-- Opening Marker --

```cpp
#ifndef DKG_BINOM_STEP_WAVES
#define DKG_BINOM_STEP_WAVES 4
#endif
template <bool DED, bool NT, bool IL = false>
__global__ __launch_bounds__(64, IL ? 2 : DKG_BINOM_STEP_WAVES) void k_binom_step(int r, int k, size_t npad, size_t N,
                                                    const uint32_t* __restrict__ C,
                                                    const uint32_t* __restrict__ ein, uint32_t* __restrict__ eout,
                                                    size_t pstride, unsigned gx, unsigned last_piece,
                                                    int last_off, uint32_t* __restrict__ flags, size_t col_base,
                                                    size_t dreal, unsigned gw, int fany) {
  __shared__ uint32_t qs[PT_WORDS * 64];
  uint32_t* q = qs + threadIdx.x;
  const unsigned piece = blockIdx.x / gx, grp = blockIdx.x - piece * gx;
  const size_t d = piece * pstride + (size_t)grp * blockDim.x + threadIdx.x;
  const size_t S = N * npad;
  const int m = r - (int)blockIdx.y;
  if (m == 0) {
#pragma unroll 8
    for (int w = 0; w < PT_WORDS; w++) binom_st<NT>(eout + w * S + d, C[w * S + (size_t)k * npad + d]);
    return;
  }
  const int re = r - (piece == last_piece ? last_off : 0);
  if (m > re) return;
  {
    ge_p3 cur;
    pt_load(cur, ein, S, (size_t)m * npad + d);
    uint32_t keep = (m == re) ? 0u : 0xffffffffu;
    asm volatile("" : "+v"(keep));
    uint32_t* cw = reinterpret_cast<uint32_t*>(&cur);
#pragma unroll
    for (int w = 0; w < PT_WORDS; w++) cw[w] = (cw[w] & keep) | ((w == 10 || w == 20) ? ~keep & 1u : 0u);
    ge_cached cc;
    if constexpr (DED) ge_to_cached_ded(cc, cur);
    else ge_to_cached(cc, cur);
    lds_put_cached(q, cc);
  }
  __builtin_amdgcn_sched_barrier(0);
  ge_p3 x;
  pt_load(x, ein, S, (size_t)(m - 1) * npad + d);
  if constexpr (DED) {
    bool bad = false;
    ge_add_ded_lds(x, x, q);
    bad |= fe_tight_zero(x.Z);
    mul_small_ded_lds<IL || DKG_BINOM_IL != 0>(x, (uint32_t)m, q, bad);
    const size_t gcol = col_base + (size_t)grp * blockDim.x + threadIdx.x;
    const bool real = (gcol / gw) * 64 + (gcol % gw) % 64 < dreal;
    if (__ballot(bad && real) != 0 && threadIdx.x == 0)
      flags[fany ? 0 : (size_t)piece * (pstride / 64) + (col_base / 64) + grp] = 1u;
  } else {
    ge_add_lds<IL>(x, x, q, false);
    mul_small_lds<IL>(x, (uint32_t)m, q);
  }
  binom_pt_store<NT>(eout, S, (size_t)m * npad + d, x);
}

__global__ __launch_bounds__(64, 4) void k_binom_pair(int r, int k, size_t npad, size_t N,
                                                    const uint32_t* __restrict__ C,
                                                    const uint32_t* __restrict__ ein, uint32_t* __restrict__ eout,
                                                    size_t pstride, unsigned gx, unsigned last_piece,
                                                    int last_off) {
  __shared__ uint32_t xb[20 * 64];
  __shared__ uint32_t qs[PT_WORDS * 32];
  const int lane = threadIdx.x;
  const unsigned piece = blockIdx.x / gx, grp = blockIdx.x - piece * gx;
  const size_t d = piece * pstride + (size_t)grp * 32 + (lane >> 1);
  const size_t S = N * npad;
  const int m = r - (int)blockIdx.y;
  if (m == 0) {
    if (lane & 1) return;
#pragma unroll 8
    for (int w = 0; w < PT_WORDS; w++) eout[w * S + d] = C[w * S + (size_t)k * npad + d];
    return;
  }
  const int re = r - (piece == last_piece ? last_off : 0);
  if (m > re) return;
  const pair_ctx c{xb, qs + (lane >> 1), lane & 1, lane};
  {
    ge_p3 cur;
    pt_load(cur, ein, S, (size_t)m * npad + d);
    uint32_t keep = (m == re) ? 0u : 0xffffffffu;
    asm volatile("" : "+v"(keep));
    uint32_t* cw = reinterpret_cast<uint32_t*>(&cur);
#pragma unroll
    for (int w = 0; w < PT_WORDS; w++) cw[w] = (cw[w] & keep) | ((w == 10 || w == 20) ? ~keep & 1u : 0u);
    pair_put_cached(c, cur);
  }
  ge_p3 x;
  pt_load(x, ein, S, (size_t)(m - 1) * npad + d);
  ge_add_pair(x, x, c, false);
  mul_small_pair(x, (uint32_t)m, c);
  if (lane & 1) return;
  pt_store(eout, S, (size_t)m * npad + d, x);
}

void binom_step_pair(size_t r, size_t width, size_t npad, size_t N, const uint32_t* C, const uint32_t* in,
                     uint32_t* out, hipStream_t stream, size_t pieces, size_t pstride, size_t last_len) {
  const int last_off = (last_len && last_len < N) ? (int)(N - last_len) : 0;
  hipLaunchKernelGGL(k_binom_pair, dim3((unsigned)(width / 32 * pieces), (unsigned)(r + 1)), dim3(64), 0, stream,
                     (int)r, (int)(N - 1 - r), npad, N, C, in, out, pstride, (unsigned)(width / 32),
                     (unsigned)(pieces - 1), last_off);
}

void binom_init(size_t width, size_t npad, size_t N, const uint32_t* C, uint32_t* e0, hipStream_t stream,
                size_t pieces, size_t pstride) {
  hipLaunchKernelGGL(k_copy_pos, dim3((unsigned)((width + 255) / 256), (unsigned)pieces), dim3(256), 0, stream, width,
                     npad, N, C, N - 1, e0, pstride);
}

void binom_step(size_t r, size_t width, size_t npad, size_t N, const uint32_t* C, const uint32_t* in, uint32_t* out,
                hipStream_t stream, size_t pieces, size_t pstride, size_t last_len, uint32_t* flags, size_t col_base,
                size_t dreal, unsigned gw, bool flag_any, bool nt, bool il) {
  const int last_off = (last_len && last_len < N) ? (int)(N - last_len) : 0;
  const dim3 grid((unsigned)(width / 64 * pieces), (unsigned)(r + 1));
  auto go = [&](auto kern, uint32_t* fl, int fany) {
    hipLaunchKernelGGL(kern, grid, dim3(64), 0, stream, (int)r, (int)(N - 1 - r), npad, N, C, in, out, pstride,
                       (unsigned)(width / 64), (unsigned)(pieces - 1), last_off, fl, col_base, dreal, gw ? gw : 64u,
                       fany);
  };
  if (il) {
    if (flags && nt) go(k_binom_step<true, true, true>, flags, flag_any ? 1 : 0);
    else if (flags) go(k_binom_step<true, false, true>, flags, flag_any ? 1 : 0);
    else if (nt) go(k_binom_step<false, true, true>, nullptr, 0);
    else go(k_binom_step<false, false, true>, nullptr, 0);
    return;
  }
  if (flags && nt) go(k_binom_step<true, true>, flags, flag_any ? 1 : 0);
  else if (flags) go(k_binom_step<true, false>, flags, flag_any ? 1 : 0);
  else if (nt) go(k_binom_step<false, true>, nullptr, 0);
  else go(k_binom_step<false, false>, nullptr, 0);
}

#ifndef DKG_BINOM_WAVE_CARRY
#define DKG_BINOM_WAVE_CARRY 1
#endif
#ifndef DKG_BINOM_WAVE_WAVES
#define DKG_BINOM_WAVE_WAVES 3
#endif
template <bool CARRY, bool PF, bool DED>
__global__ __launch_bounds__(64, PF ? 2 : (CARRY ? DKG_BINOM_WAVE_WAVES : 4)) void k_binom_wave(int L, size_t npad,
                                                                           const uint32_t* __restrict__ C,
                                                                           uint32_t* e, size_t pstride, unsigned gx,
                                                                           unsigned last_piece, int last_off,
                                                                           uint32_t* eT, uint32_t* __restrict__ flags,
                                                                           size_t col_base, size_t dreal, unsigned gw) {
  static_assert(!PF || CARRY, "the prefetch runs on the carried schedule");
  static_assert(!DED || (CARRY && !PF), "the dedicated pass runs on the carried schedule");
  __shared__ uint32_t qs[PT_WORDS * 64];
  uint32_t* q = qs + threadIdx.x;
  const unsigned piece = blockIdx.x / gx, grp = blockIdx.x - piece * gx;
  const size_t fidx = (size_t)piece * (pstride / 64) + (col_base / 64) + grp;
  if (!DED && flags && !flags[fidx]) return;
  const size_t col0 = piece * pstride + (size_t)grp * 64;
  uint32_t* eb = e + col0;
  const uint32_t* cb = C + col0;
  const uint32_t lane = threadIdx.x;
  const size_t S = (size_t)L * npad;
  const int off = piece == last_piece ? last_off : 0;
  bool bad = false;
  const size_t gcol = col_base + (size_t)grp * 64 + lane;
  const bool real = (gcol / gw) * 64 + (gcol % gw) % 64 < dreal;
  uint32_t* e_top = (L == 1 && eT) ? eT + col0 : eb;
#pragma unroll 8
  for (int w = 0; w < PT_WORDS; w++) e_top[w * S + lane] = cb[w * S + (size_t)(L - 1) * npad + lane];
#pragma unroll 1
  for (int r = 1; r < L; r++) {
    asm volatile("s_waitcnt vmcnt(0)" ::: "memory");
    const int re = r - off;
    ge_p3 carry, nx;
    if constexpr (CARRY) ge_identity(carry);
    if constexpr (PF) {
// ... 41 lines not shown
        if (DKG_BINOM_WAVE_NT) pt_store_nt(eo, S, (size_t)m * npad + lane, x);
        else pt_store(eo, S, (size_t)m * npad + lane, x);
      } else {
        uint32_t* eo = eT + col0 * L;
        asm volatile("" : "+s"(eo));
        pt_store(eo, S, (size_t)lane * L + m, x);
      }
    }
    if (r + 1 < L || !eT) {
#pragma unroll 8
      for (int w = 0; w < PT_WORDS; w++) eb[w * S + lane] = cb[w * S + (size_t)(L - 1 - r) * npad + lane];
    } else {
      uint32_t* eo = eT + col0 * L;
#pragma unroll 8
      for (int w = 0; w < PT_WORDS; w++) eo[w * S + (size_t)lane * L] = cb[w * S + lane];
    }
  }
  if constexpr (DED) {
    if (__ballot(bad && real) != 0 && lane == 0) flags[fidx] = 1u;
  }
}

uint32_t* binomial_wave(size_t width, size_t npad, size_t N, const uint32_t* C, uint32_t* e, hipStream_t stream,
                        size_t pieces, size_t pstride, size_t last_len, uint32_t* eT, bool prefetch,
                        uint32_t* flags, size_t col_base, size_t dreal, unsigned gw) {
  const int last_off = (last_len && last_len < N) ? (int)(N - last_len) : 0;
  const dim3 grid((unsigned)(width / 64 * pieces));
  const unsigned gx = (unsigned)(width / 64), lp = (unsigned)(pieces - 1);
  if (!gw) gw = 64;
  if (prefetch) {
    hipLaunchKernelGGL((k_binom_wave<true, true, false>), grid, dim3(64), 0, stream, (int)N, npad, C, e, pstride, gx,
                       lp, last_off, eT, nullptr, col_base, dreal, gw);
  } else if (flags && DKG_BINOM_WAVE_CARRY) {
    hipLaunchKernelGGL((k_binom_wave<true, false, true>), grid, dim3(64), 0, stream, (int)N, npad, C, e, pstride, gx,
                       lp, last_off, eT, flags, col_base, dreal, gw);
    hipLaunchKernelGGL((k_binom_wave<true, false, false>), grid, dim3(64), 0, stream, (int)N, npad, C, e, pstride,
                       gx, lp, last_off, eT, flags, col_base, dreal, gw);
  } else {
    hipLaunchKernelGGL((k_binom_wave<DKG_BINOM_WAVE_CARRY != 0, false, false>), grid, dim3(64), 0, stream, (int)N,
                       npad, C, e, pstride, gx, lp, last_off, eT, nullptr, col_base, dreal, gw);
  }
  return e;
}

void binomial_wave_redo(size_t width, size_t npad, size_t N, const uint32_t* C, uint32_t* e, hipStream_t stream,
                        size_t pieces, size_t pstride, size_t last_len, uint32_t* flags, size_t col_base,
                        size_t dreal, unsigned gw) {
  const int last_off = (last_len && last_len < N) ? (int)(N - last_len) : 0;
  hipLaunchKernelGGL((k_binom_wave<true, false, false>), dim3((unsigned)(width / 64 * pieces)), dim3(64), 0, stream,
                     (int)N, npad, C, e, pstride, (unsigned)(width / 64), (unsigned)(pieces - 1), last_off, nullptr,
                     flags, col_base, dreal, gw ? gw : 64u);
}

uint32_t* binomial(size_t width, size_t npad, size_t N, const uint32_t* C, uint32_t* e0, uint32_t* e1,
                   hipStream_t stream, size_t pieces, size_t pstride, size_t last_len) {
  binom_init(width, npad, N, C, e0, stream, pieces, pstride);
  uint32_t* in = e0;
  uint32_t* out = e1;
  for (size_t r = 1; r < N; r++) {
    binom_step(r, width, npad, N, C, in, out, stream, pieces, pstride, last_len);
    std::swap(in, out);
  }
  return in;
}


__global__ __launch_bounds__(256) void k_to_column_major(size_t width, size_t npad, size_t N,
                                                         const uint32_t* __restrict__ e, uint32_t* __restrict__ eT,
                                                         size_t pstride) {
  __shared__ uint32_t tile[64][65];
  const size_t w = blockIdx.z % PT_WORDS, base = (blockIdx.z / PT_WORDS) * pstride;
  const size_t c0 = (size_t)blockIdx.x * 64, p0 = (size_t)blockIdx.y * 64;
  const size_t S = N * npad;
  const int tx = threadIdx.x & 63, ty = threadIdx.x >> 6;
#pragma unroll
  for (int i = 0; i < 16; i++) {
    const size_t p = p0 + ty + 4 * i, c = c0 + tx;
    if (p < N && c < width) tile[ty + 4 * i][tx] = e[w * S + p * npad + base + c];
  }
  __syncthreads();
#pragma unroll
  for (int i = 0; i < 16; i++) {
    const size_t c = c0 + ty + 4 * i, p = p0 + tx;
    if (p < N && c < width) eT[w * S + (base + c) * N + p] = tile[tx][ty + 4 * i];
  }
}

void to_column_major(size_t width, size_t npad, size_t N, const uint32_t* e, uint32_t* eT, size_t pieces,
                     size_t pstride, hipStream_t stream) {
  if (!width || !N) return;
  hipLaunchKernelGGL(k_to_column_major,
                     dim3((unsigned)((width + 63) / 64), (unsigned)((N + 63) / 64), (unsigned)(pieces * PT_WORDS)),
                     dim3(256), 0, stream, width, npad, N, e, eT, pstride);
}

__global__ __launch_bounds__(64) void k_zero_tests(size_t count, const uint32_t* __restrict__ limbs,
                                                   uint8_t* __restrict__ out) {
  const size_t e = (size_t)blockIdx.x * 64 + threadIdx.x;
  const bool live = e < count;
  fe a;
#pragma unroll
  for (int i = 0; i < 10; i++) a.v[i] = live ? limbs[10 * e + i] : 1u;
  bool guard = false;
  fe_zero_guard(guard, a, live);
  if (live) {
    out[3 * e] = fe_maybe_zero(a) ? 1 : 0;
    out[3 * e + 1] = fe_tight_zero(a) ? 1 : 0;
    out[3 * e + 2] = guard ? 1 : 0;
  }
}
void zero_tests(size_t count, const uint32_t* limbs, uint8_t* out, hipStream_t stream) {
  if (!count) return;
  hipLaunchKernelGGL(k_zero_tests, dim3((unsigned)((count + 63) / 64)), dim3(64), 0, stream, count, limbs, out);
}

DKG_DEV void fe_ld_raw(fe& r, const uint32_t* __restrict__ p) {
#pragma unroll
  for (int i = 0; i < 10; i++) r.v[i] = p[i];
// ... 1827 lines not shown
```

dkg_amd/csrc/kernels_decl.inc:

```
namespace dkgk {
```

-- Closing Marker --

▶ _What to produce_
Go through the listing and work out how many lines include the string "fidx". Give only the number.

▶ _Solution_
3